# Your assignment:
In the records below, find the line containing "built -- run". Restate it and all the lines after it exactly, and omit the rest.

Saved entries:
____________

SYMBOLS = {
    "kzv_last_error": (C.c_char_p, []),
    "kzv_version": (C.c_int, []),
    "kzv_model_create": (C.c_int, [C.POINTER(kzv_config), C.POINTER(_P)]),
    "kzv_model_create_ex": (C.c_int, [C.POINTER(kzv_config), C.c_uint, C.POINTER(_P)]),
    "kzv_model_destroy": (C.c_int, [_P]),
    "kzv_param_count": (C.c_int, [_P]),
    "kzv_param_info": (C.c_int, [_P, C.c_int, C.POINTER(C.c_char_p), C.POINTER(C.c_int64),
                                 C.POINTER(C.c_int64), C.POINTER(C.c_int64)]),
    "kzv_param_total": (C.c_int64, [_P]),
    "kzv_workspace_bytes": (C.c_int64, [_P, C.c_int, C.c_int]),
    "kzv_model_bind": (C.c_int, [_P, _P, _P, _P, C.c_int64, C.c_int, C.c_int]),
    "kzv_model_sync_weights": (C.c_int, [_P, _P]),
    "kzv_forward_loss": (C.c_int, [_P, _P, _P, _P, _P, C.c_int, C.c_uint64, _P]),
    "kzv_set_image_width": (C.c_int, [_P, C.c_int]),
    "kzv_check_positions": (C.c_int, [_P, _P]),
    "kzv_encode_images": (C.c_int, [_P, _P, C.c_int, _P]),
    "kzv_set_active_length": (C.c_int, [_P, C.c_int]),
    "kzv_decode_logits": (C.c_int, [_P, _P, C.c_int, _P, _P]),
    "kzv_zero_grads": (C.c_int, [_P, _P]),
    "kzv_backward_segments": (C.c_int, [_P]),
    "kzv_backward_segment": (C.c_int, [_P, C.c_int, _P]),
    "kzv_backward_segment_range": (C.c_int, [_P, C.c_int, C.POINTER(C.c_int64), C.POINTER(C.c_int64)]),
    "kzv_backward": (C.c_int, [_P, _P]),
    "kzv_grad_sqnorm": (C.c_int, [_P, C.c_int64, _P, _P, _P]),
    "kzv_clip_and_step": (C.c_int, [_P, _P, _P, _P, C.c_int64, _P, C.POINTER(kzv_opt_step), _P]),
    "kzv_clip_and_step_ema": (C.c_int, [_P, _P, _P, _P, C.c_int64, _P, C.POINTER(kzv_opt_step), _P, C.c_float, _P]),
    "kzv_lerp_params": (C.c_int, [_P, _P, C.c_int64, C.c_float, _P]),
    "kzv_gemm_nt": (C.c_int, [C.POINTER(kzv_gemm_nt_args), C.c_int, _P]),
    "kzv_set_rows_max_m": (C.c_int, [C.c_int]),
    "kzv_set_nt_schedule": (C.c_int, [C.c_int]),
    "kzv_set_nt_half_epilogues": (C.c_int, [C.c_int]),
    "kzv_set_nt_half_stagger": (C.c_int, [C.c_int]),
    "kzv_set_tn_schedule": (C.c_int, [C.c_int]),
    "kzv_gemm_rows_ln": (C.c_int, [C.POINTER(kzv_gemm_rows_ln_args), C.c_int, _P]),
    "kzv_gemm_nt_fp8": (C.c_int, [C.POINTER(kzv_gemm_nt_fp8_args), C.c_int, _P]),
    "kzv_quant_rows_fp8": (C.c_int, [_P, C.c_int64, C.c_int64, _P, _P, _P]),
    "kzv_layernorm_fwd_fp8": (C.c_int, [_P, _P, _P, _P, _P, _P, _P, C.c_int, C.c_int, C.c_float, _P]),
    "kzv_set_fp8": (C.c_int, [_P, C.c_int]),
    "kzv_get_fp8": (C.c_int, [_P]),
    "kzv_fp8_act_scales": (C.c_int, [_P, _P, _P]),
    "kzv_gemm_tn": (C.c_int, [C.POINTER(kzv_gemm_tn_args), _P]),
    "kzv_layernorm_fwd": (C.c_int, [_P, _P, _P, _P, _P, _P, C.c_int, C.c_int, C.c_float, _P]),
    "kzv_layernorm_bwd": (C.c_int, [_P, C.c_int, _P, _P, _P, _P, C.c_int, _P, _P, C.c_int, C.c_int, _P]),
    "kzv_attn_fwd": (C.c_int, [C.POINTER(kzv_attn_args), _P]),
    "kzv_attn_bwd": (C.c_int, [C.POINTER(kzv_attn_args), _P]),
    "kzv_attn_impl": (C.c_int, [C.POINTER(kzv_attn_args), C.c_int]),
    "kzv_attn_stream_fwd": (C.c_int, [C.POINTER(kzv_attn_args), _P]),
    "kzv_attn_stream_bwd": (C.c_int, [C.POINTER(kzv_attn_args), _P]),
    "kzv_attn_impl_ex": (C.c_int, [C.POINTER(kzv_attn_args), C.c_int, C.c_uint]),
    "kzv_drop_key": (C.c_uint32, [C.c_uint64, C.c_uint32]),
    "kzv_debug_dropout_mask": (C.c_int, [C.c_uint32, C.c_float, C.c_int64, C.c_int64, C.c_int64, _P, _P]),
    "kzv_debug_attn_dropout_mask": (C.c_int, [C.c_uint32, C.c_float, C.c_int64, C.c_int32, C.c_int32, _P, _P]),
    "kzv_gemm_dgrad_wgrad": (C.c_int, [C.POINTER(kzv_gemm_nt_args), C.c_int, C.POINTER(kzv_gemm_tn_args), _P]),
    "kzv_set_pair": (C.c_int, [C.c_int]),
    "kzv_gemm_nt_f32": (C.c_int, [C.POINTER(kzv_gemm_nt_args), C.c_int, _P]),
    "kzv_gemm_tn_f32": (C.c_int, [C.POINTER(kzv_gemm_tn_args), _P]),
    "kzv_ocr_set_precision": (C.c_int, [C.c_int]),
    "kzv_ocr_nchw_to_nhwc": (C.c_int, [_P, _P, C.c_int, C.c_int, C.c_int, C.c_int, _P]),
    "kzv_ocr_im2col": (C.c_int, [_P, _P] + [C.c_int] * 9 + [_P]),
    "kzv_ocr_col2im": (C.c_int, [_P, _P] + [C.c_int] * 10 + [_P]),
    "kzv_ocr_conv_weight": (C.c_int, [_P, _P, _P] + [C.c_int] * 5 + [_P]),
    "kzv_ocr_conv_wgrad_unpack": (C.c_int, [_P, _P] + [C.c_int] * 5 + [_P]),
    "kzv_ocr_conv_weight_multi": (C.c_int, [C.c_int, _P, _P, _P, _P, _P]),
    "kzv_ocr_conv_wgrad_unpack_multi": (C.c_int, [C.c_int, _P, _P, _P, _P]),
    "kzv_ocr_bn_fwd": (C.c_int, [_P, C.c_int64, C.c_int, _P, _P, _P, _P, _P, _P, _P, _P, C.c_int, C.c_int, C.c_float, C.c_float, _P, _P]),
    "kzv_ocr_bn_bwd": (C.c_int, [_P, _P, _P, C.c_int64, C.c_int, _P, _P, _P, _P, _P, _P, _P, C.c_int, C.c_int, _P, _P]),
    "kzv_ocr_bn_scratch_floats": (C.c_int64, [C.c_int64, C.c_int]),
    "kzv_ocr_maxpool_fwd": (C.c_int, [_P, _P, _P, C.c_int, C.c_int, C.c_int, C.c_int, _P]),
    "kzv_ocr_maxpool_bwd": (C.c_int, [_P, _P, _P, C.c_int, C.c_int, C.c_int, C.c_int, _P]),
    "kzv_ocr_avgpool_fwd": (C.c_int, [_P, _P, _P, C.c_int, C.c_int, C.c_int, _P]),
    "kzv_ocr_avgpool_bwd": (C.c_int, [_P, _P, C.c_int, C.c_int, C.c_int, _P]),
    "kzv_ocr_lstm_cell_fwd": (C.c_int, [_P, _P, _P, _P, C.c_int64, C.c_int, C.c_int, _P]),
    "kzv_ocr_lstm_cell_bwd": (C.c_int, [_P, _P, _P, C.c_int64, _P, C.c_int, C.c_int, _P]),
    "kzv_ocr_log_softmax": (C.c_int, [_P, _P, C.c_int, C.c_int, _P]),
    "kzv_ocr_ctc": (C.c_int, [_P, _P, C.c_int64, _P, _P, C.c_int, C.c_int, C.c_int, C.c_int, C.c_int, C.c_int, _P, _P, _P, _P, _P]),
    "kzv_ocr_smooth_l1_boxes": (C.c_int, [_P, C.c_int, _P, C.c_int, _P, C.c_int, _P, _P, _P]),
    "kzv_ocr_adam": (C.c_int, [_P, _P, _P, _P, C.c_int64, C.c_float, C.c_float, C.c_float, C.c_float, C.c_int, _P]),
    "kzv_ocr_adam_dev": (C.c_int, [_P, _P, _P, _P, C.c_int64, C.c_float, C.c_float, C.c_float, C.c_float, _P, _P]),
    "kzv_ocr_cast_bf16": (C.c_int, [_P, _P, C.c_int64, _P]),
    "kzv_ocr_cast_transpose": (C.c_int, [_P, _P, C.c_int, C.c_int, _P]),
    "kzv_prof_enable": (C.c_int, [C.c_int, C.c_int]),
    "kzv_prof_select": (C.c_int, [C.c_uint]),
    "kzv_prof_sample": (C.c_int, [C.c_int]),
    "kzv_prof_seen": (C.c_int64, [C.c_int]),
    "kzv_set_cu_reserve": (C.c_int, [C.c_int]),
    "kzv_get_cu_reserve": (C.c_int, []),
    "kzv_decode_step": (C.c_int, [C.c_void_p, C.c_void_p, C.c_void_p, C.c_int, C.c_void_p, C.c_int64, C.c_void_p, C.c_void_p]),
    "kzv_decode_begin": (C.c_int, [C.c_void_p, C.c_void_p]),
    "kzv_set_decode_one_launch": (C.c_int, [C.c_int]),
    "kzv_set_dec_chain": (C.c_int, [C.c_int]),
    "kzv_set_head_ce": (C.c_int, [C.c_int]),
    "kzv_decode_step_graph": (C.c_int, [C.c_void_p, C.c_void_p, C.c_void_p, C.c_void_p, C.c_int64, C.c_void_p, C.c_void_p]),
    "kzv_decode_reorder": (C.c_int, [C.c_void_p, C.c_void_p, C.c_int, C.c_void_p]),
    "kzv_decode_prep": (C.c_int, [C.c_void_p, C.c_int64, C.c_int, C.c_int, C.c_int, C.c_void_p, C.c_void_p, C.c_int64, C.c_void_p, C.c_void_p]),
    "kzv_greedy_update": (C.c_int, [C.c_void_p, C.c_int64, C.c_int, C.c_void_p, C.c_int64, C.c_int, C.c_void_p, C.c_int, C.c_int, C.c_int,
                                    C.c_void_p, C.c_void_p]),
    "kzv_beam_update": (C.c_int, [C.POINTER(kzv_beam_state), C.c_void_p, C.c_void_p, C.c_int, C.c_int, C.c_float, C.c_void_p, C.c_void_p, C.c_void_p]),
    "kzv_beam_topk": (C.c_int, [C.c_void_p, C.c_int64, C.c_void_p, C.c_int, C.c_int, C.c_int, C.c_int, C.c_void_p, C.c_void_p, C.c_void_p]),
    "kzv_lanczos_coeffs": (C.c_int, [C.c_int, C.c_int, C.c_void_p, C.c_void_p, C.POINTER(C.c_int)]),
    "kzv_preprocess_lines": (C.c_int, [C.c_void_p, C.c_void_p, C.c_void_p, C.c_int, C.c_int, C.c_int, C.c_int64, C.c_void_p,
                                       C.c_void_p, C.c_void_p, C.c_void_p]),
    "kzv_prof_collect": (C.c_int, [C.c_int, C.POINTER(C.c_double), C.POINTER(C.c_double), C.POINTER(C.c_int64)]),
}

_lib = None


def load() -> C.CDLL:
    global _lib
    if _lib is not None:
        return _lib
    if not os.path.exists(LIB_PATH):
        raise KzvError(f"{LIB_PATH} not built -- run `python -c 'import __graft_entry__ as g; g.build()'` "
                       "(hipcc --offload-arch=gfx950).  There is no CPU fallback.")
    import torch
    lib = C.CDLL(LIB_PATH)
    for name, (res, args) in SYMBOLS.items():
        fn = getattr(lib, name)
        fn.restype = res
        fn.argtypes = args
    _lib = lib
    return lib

____________

# Answer area:
        raise KzvError(f"{LIB_PATH} not built -- run `python -c 'import __graft_entry__ as g; g.build()'` "
                       "(hipcc --offload-arch=gfx950).  There is no CPU fallback.")
    import torch
    lib = C.CDLL(LIB_PATH)
    for name, (res, args) in SYMBOLS.items():
        fn = getattr(lib, name)
        fn.restype = res
        fn.argtypes = args
    _lib = lib
    return lib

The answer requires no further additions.